* Stored data entries:
template <int D, int NG>
__global__ __launch_bounds__(256) void lstm_dw_kernel(ModelView m, MbView mb, BlockView blk, WorkView w) {
    constexpr int K2 = 2 * D;
    constexpr int NGD = NG * D;
    constexpr int TJ = (NGD + 127) / 128;
    constexpr int SLAB = 32;
    __shared__ float Xs[SLAB * 128];
    __shared__ float Zs[SLAB * 128];
    __shared__ int s_prev[SBR_DW_CHUNK_ROWS];
    const int tid = threadIdx.x;
    const int lane = tid & 63;
    const int wave = __builtin_amdgcn_readfirstlane(tid >> 6);
    const int wk = wave >> 1, wj = wave & 1;
    constexpr int NTILE = ((K2 + 127) / 128) * TJ;
    const int wid = blockIdx.x;
    const int tile = (wid >> 3) % NTILE;
    const int c = (wid >> 3) / NTILE * 8 + (wid & 7);
    if (c * SBR_DW_CHUNK_ROWS >= mb.R) return;
    const int tk = tile / TJ, tj = tile % TJ;
    const int r0 = c * SBR_DW_CHUNK_ROWS;
    int r1 = r0 + SBR_DW_CHUNK_ROWS;
    if (r1 > mb.R) r1 = mb.R;
    const int nr = r1 - r0;
    for (int i = tid; i < nr; i += 256) {
        s_prev[i] = mb.prev_row[r0 + i];
    }
    __syncthreads();
    const int l31 = lane & 31;
    const int hh = lane >> 5;
    f32x16 acc[2][2];
#pragma unroll
    for (int a = 0; a < 2; ++a)
#pragma unroll
        for (int b = 0; b < 2; ++b)
#pragma unroll
            for (int q = 0; q < 16; ++q) acc[a][b][q] = 0.0f;
    const int c4 = (tid & 31) * 4;
    const int srow = tid >> 5;
    const int kcol = tk * 128 + c4;
    const int jcol = tj * 128 + c4;
    float4 xr[4], zr[4];
    auto fetch = [&](int slab) {
#pragma unroll
        for (int i = 0; i < 4; ++i) {
            const int lr = slab * SLAB + srow + 8 * i;
            float4 xv = make_float4(0.f, 0.f, 0.f, 0.f), zv = make_float4(0.f, 0.f, 0.f, 0.f);
            if (lr < nr) {
                if (kcol < D) xv = ld4(w.X + (size_t)(r0 + lr) * D + kcol);
                else if (kcol < K2) {
                    const int pr = s_prev[lr];
                    if (pr >= 0) xv = ld4(blk.H + (size_t)pr * D + (kcol - D));
                }
                if (jcol < NGD) zv = ld4(w.dZ + (size_t)(r0 + lr) * NGD + jcol);
            }
            xr[i] = xv;
            zr[i] = zv;
        }
    };
    const int nslabs = (nr + SLAB - 1) / SLAB;
    float bias_acc = 0.0f;
    const bool do_bias = tk == 0 && tid < 128 && tj * 128 + tid < NGD;
    fetch(0);
    for (int slab = 0; slab < nslabs; ++slab) {
#pragma unroll
        for (int i = 0; i < 4; ++i) {
            st4(&Xs[(srow + 8 * i) * 128 + c4], xr[i]);
            st4(&Zs[(srow + 8 * i) * 128 + c4], zr[i]);
        }
        __syncthreads();
        if (slab + 1 < nslabs) fetch(slab + 1);
        const float* xa = &Xs[hh * 128 + wk * 64 + l31];
        const float* zb = &Zs[hh * 128 + wj * 64 + l31];
#pragma unroll 4
        for (int s = 0; s < SLAB / 2; ++s) {
            const float a0 = xa[s * 256], a1 = xa[s * 256 + 32];
            const float b0 = zb[s * 256], b1 = zb[s * 256 + 32];
            acc[0][0] = __builtin_amdgcn_mfma_f32_32x32x2f32(a0, b0, acc[0][0], 0, 0, 0);
            acc[0][1] = __builtin_amdgcn_mfma_f32_32x32x2f32(a0, b1, acc[0][1], 0, 0, 0);
            acc[1][0] = __builtin_amdgcn_mfma_f32_32x32x2f32(a1, b0, acc[1][0], 0, 0, 0);
            acc[1][1] = __builtin_amdgcn_mfma_f32_32x32x2f32(a1, b1, acc[1][1], 0, 0, 0);
        }
        if (do_bias) {
            const int rows_here = nr - slab * SLAB < SLAB ? nr - slab * SLAB : SLAB;
            for (int r = 0; r < rows_here; ++r) bias_acc = bias_acc + Zs[r * 128 + tid];
        }
        __syncthreads();
    }
    if (do_bias) w.partials[((size_t)c * (K2 + 1) + K2) * NGD + tj * 128 + tid] = bias_acc;
    float* part = w.partials + (size_t)c * (K2 + 1) * NGD;
#pragma unroll
    for (int a = 0; a < 2; ++a)
#pragma unroll
        for (int b = 0; b < 2; ++b) {
            const int j = tj * 128 + wj * 64 + b * 32 + l31;
#pragma unroll
            for (int q = 0; q < 16; ++q) {
                const int k = tk * 128 + wk * 64 + a * 32 + (q & 3) + 8 * (q >> 2) + 4 * hh;
                if (k < K2 && j < NGD) part[(size_t)k * NGD + j] = acc[a][b][q];
            }
        }
}

template <int D, int NG>
__global__ __launch_bounds__(256, SBR_DW_WPE) void lstm_dw_full_kernel(ModelView m, MbView mb, BlockView blk, WorkView w) {
    constexpr int K2 = 2 * D;
    constexpr int NGD = NG * D;
    constexpr int TJ = NGD / 128;
    constexpr int SLAB = SBR_DW_SLAB;
    constexpr int NI = SLAB / 8;
    constexpr int NTILE = (K2 / 128) * TJ;
    static_assert(K2 % 128 == 0 && NGD % 128 == 0, "full tiles only");
    __shared__ float Xs[SLAB * 128];
    __shared__ float Zs[SLAB * 128];
    __shared__ int s_prev[SBR_DW_CHUNK_ROWS];
    const int tid = threadIdx.x;
    const int lane = tid & 63;
    const int wave = __builtin_amdgcn_readfirstlane(tid >> 6);
    const int wk = wave >> 1, wj = wave & 1;
    const int wid = blockIdx.x;
    const int tile = (wid >> 3) % NTILE;
    const int c = (wid >> 3) / NTILE * 8 + (wid & 7);
    if (c * SBR_DW_CHUNK_ROWS >= mb.R) return;
    const int tk = tile / TJ, tj = tile % TJ;
    const int r0 = c * SBR_DW_CHUNK_ROWS;
    const int last = mb.R - 1;
    for (int i = tid; i < SBR_DW_CHUNK_ROWS; i += 256) s_prev[i] = mb.prev_row[r0 + i <= last ? r0 + i : last];
    __syncthreads();
    const int l31 = lane & 31;
    const int hh = lane >> 5;
    f32x16 acc[2][2];
#pragma unroll
    for (int a = 0; a < 2; ++a)
#pragma unroll
        for (int b = 0; b < 2; ++b)
#pragma unroll
            for (int q = 0; q < 16; ++q) acc[a][b][q] = 0.0f;
    const int c4 = (tid & 31) * 4;
    const int srow = tid >> 5;
    const int kcol = tk * 128 + c4;
    const int jcol = tj * 128 + c4;
    const bool xpart = kcol < D;
    float4 xr[NI], zr[NI];
    const bool small_h = !w.wide_addresses && (size_t)mb.R * D * 4 < ((size_t)1 << 31);
    const int xrows = mb.R - r0 < SBR_DW_CHUNK_ROWS ? mb.R - r0 : SBR_DW_CHUNK_ROWS;
    const __amdgpu_buffer_rsrc_t rsZ = __builtin_amdgcn_make_buffer_rsrc((void*)(w.dZ + (size_t)r0 * NGD), (short)0, xrows * NGD * 4, SBR_BUFFER_RSRC_FLAGS);
    const __amdgpu_buffer_rsrc_t rsXc = __builtin_amdgcn_make_buffer_rsrc((void*)(w.X + (size_t)r0 * D), (short)0, xrows * D * 4, SBR_BUFFER_RSRC_FLAGS);
    const __amdgpu_buffer_rsrc_t rsH = __builtin_amdgcn_make_buffer_rsrc((void*)blk.H, (short)0, small_h ? (int)((size_t)mb.R * D * 4) : 0, SBR_BUFFER_RSRC_FLAGS);
    auto fetch = [&](int slab) {
        if (D >= 128 && small_h) {
#pragma unroll
            for (int i = 0; i < NI; ++i) {
                const int lr = slab * SLAB + srow + 8 * i;
                if (tk * 128 < D) {
                    xr[i] = __builtin_bit_cast(float4, __builtin_amdgcn_raw_buffer_load_b128(rsXc, (srow * D + kcol) * 4, (slab * SLAB + 8 * i) * D * 4, SBR_AUX_DW_LD));
                } else {
                    const int pr = s_prev[lr];
                    xr[i] = __builtin_bit_cast(float4, __builtin_amdgcn_raw_buffer_load_b128(rsH, pr >= 0 ? (int)((uint32_t)pr * (uint32_t)(D * 4) + (uint32_t)((kcol - D) * 4)) : -16, 0, 0));
                }
                zr[i] = __builtin_bit_cast(float4, __builtin_amdgcn_raw_buffer_load_b128(rsZ, (srow * NGD + jcol) * 4, (slab * SLAB + 8 * i) * NGD * 4, SBR_AUX_DW_LD));
            }
            return;
        }
        const float* X = launder(w.X);
        const float* H = launder(blk.H);
        const float* dZ = launder(w.dZ);
        const float* zero = launder(w.zeros);
#pragma unroll
        for (int i = 0; i < NI; ++i) {
            const int lr = slab * SLAB + srow + 8 * i;
            const int row = r0 + lr <= last ? r0 + lr : last;
            const int pr = s_prev[lr];
            const float* src = xpart ? X + ((size_t)row * D + kcol) : (pr >= 0 ? H + ((size_t)pr * D + (kcol - D)) : zero + (kcol - D));
            xr[i] = ld4(src);
            zr[i] = ld4(dZ + ((size_t)(r0 + lr) * NGD + jcol));
        }
    };
    int nr = mb.R - r0;
    nr = nr < SBR_DW_CHUNK_ROWS ? nr : SBR_DW_CHUNK_ROWS;
    const int nslabs = (nr + SLAB - 1) / SLAB;
    float bias_acc = 0.0f;
    const bool do_bias = tk == 0 && tid < 128;
    fetch(0);
    for (int slab = 0; slab < nslabs; ++slab) {
#pragma unroll
        for (int i = 0; i < NI; ++i) {
            st4(&Xs[(srow + 8 * i) * 128 + c4], xr[i]);
            st4(&Zs[(srow + 8 * i) * 128 + c4], zr[i]);
        }
        __syncthreads();
        fetch(slab + 1 < nslabs ? slab + 1 : slab);
        const float* xa = &Xs[hh * 128 + wk * 64 + l31];
        const float* zb = &Zs[hh * 128 + wj * 64 + l31];
        float a0 = xa[0], a1 = xa[32], b0 = zb[0], b1 = zb[32];
#pragma unroll
        for (int s = 0; s < SLAB / 2; ++s) {
            const int sn = s + 1 < SLAB / 2 ? s + 1 : s;
            const float na0 = xa[sn * 256], na1 = xa[sn * 256 + 32];
            const float nb0 = zb[sn * 256], nb1 = zb[sn * 256 + 32];
            acc[0][0] = __builtin_amdgcn_mfma_f32_32x32x2f32(a0, b0, acc[0][0], 0, 0, 0);
            acc[0][1] = __builtin_amdgcn_mfma_f32_32x32x2f32(a0, b1, acc[0][1], 0, 0, 0);
            acc[1][0] = __builtin_amdgcn_mfma_f32_32x32x2f32(a1, b0, acc[1][0], 0, 0, 0);
            acc[1][1] = __builtin_amdgcn_mfma_f32_32x32x2f32(a1, b1, acc[1][1], 0, 0, 0);
            a0 = na0; a1 = na1; b0 = nb0; b1 = nb1;
        }
        if (do_bias) {
            const int rows_here = nr - slab * SLAB < SLAB ? nr - slab * SLAB : SLAB;
            for (int r = 0; r < rows_here; ++r) bias_acc = bias_acc + Zs[r * 128 + tid];
        }
        __syncthreads();
    }
    if (do_bias) w.partials[((size_t)c * (K2 + 1) + K2) * NGD + tj * 128 + tid] = bias_acc;
    float* part = w.partials + (size_t)c * (K2 + 1) * NGD;
#pragma unroll
    for (int a = 0; a < 2; ++a)
#pragma unroll
        for (int b = 0; b < 2; ++b) {
            const int j = tj * 128 + wj * 64 + b * 32 + l31;
#pragma unroll
            for (int q = 0; q < 16; ++q) {
                const int k = tk * 128 + wk * 64 + a * 32 + (q & 3) + 8 * (q >> 2) + 4 * hh;
                part[(size_t)k * NGD + j] = acc[a][b][q];
            }
        }
}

* Prompt:
All that should be written out is the stretch of lines above between the one holding "const int nr = r1 - r0;" and the one holding "float4 xr[4], zr[4];", inclusive, exactly as given.

* Written response:
    const int nr = r1 - r0;
    for (int i = tid; i < nr; i += 256) {
        s_prev[i] = mb.prev_row[r0 + i];
    }
    __syncthreads();
    const int l31 = lane & 31;
    const int hh = lane >> 5;
    f32x16 acc[2][2];
#pragma unroll
    for (int a = 0; a < 2; ++a)
#pragma unroll
        for (int b = 0; b < 2; ++b)
#pragma unroll
            for (int q = 0; q < 16; ++q) acc[a][b][q] = 0.0f;
    const int c4 = (tid & 31) * 4;
    const int srow = tid >> 5;
    const int kcol = tk * 128 + c4;
    const int jcol = tj * 128 + c4;
    float4 xr[4], zr[4];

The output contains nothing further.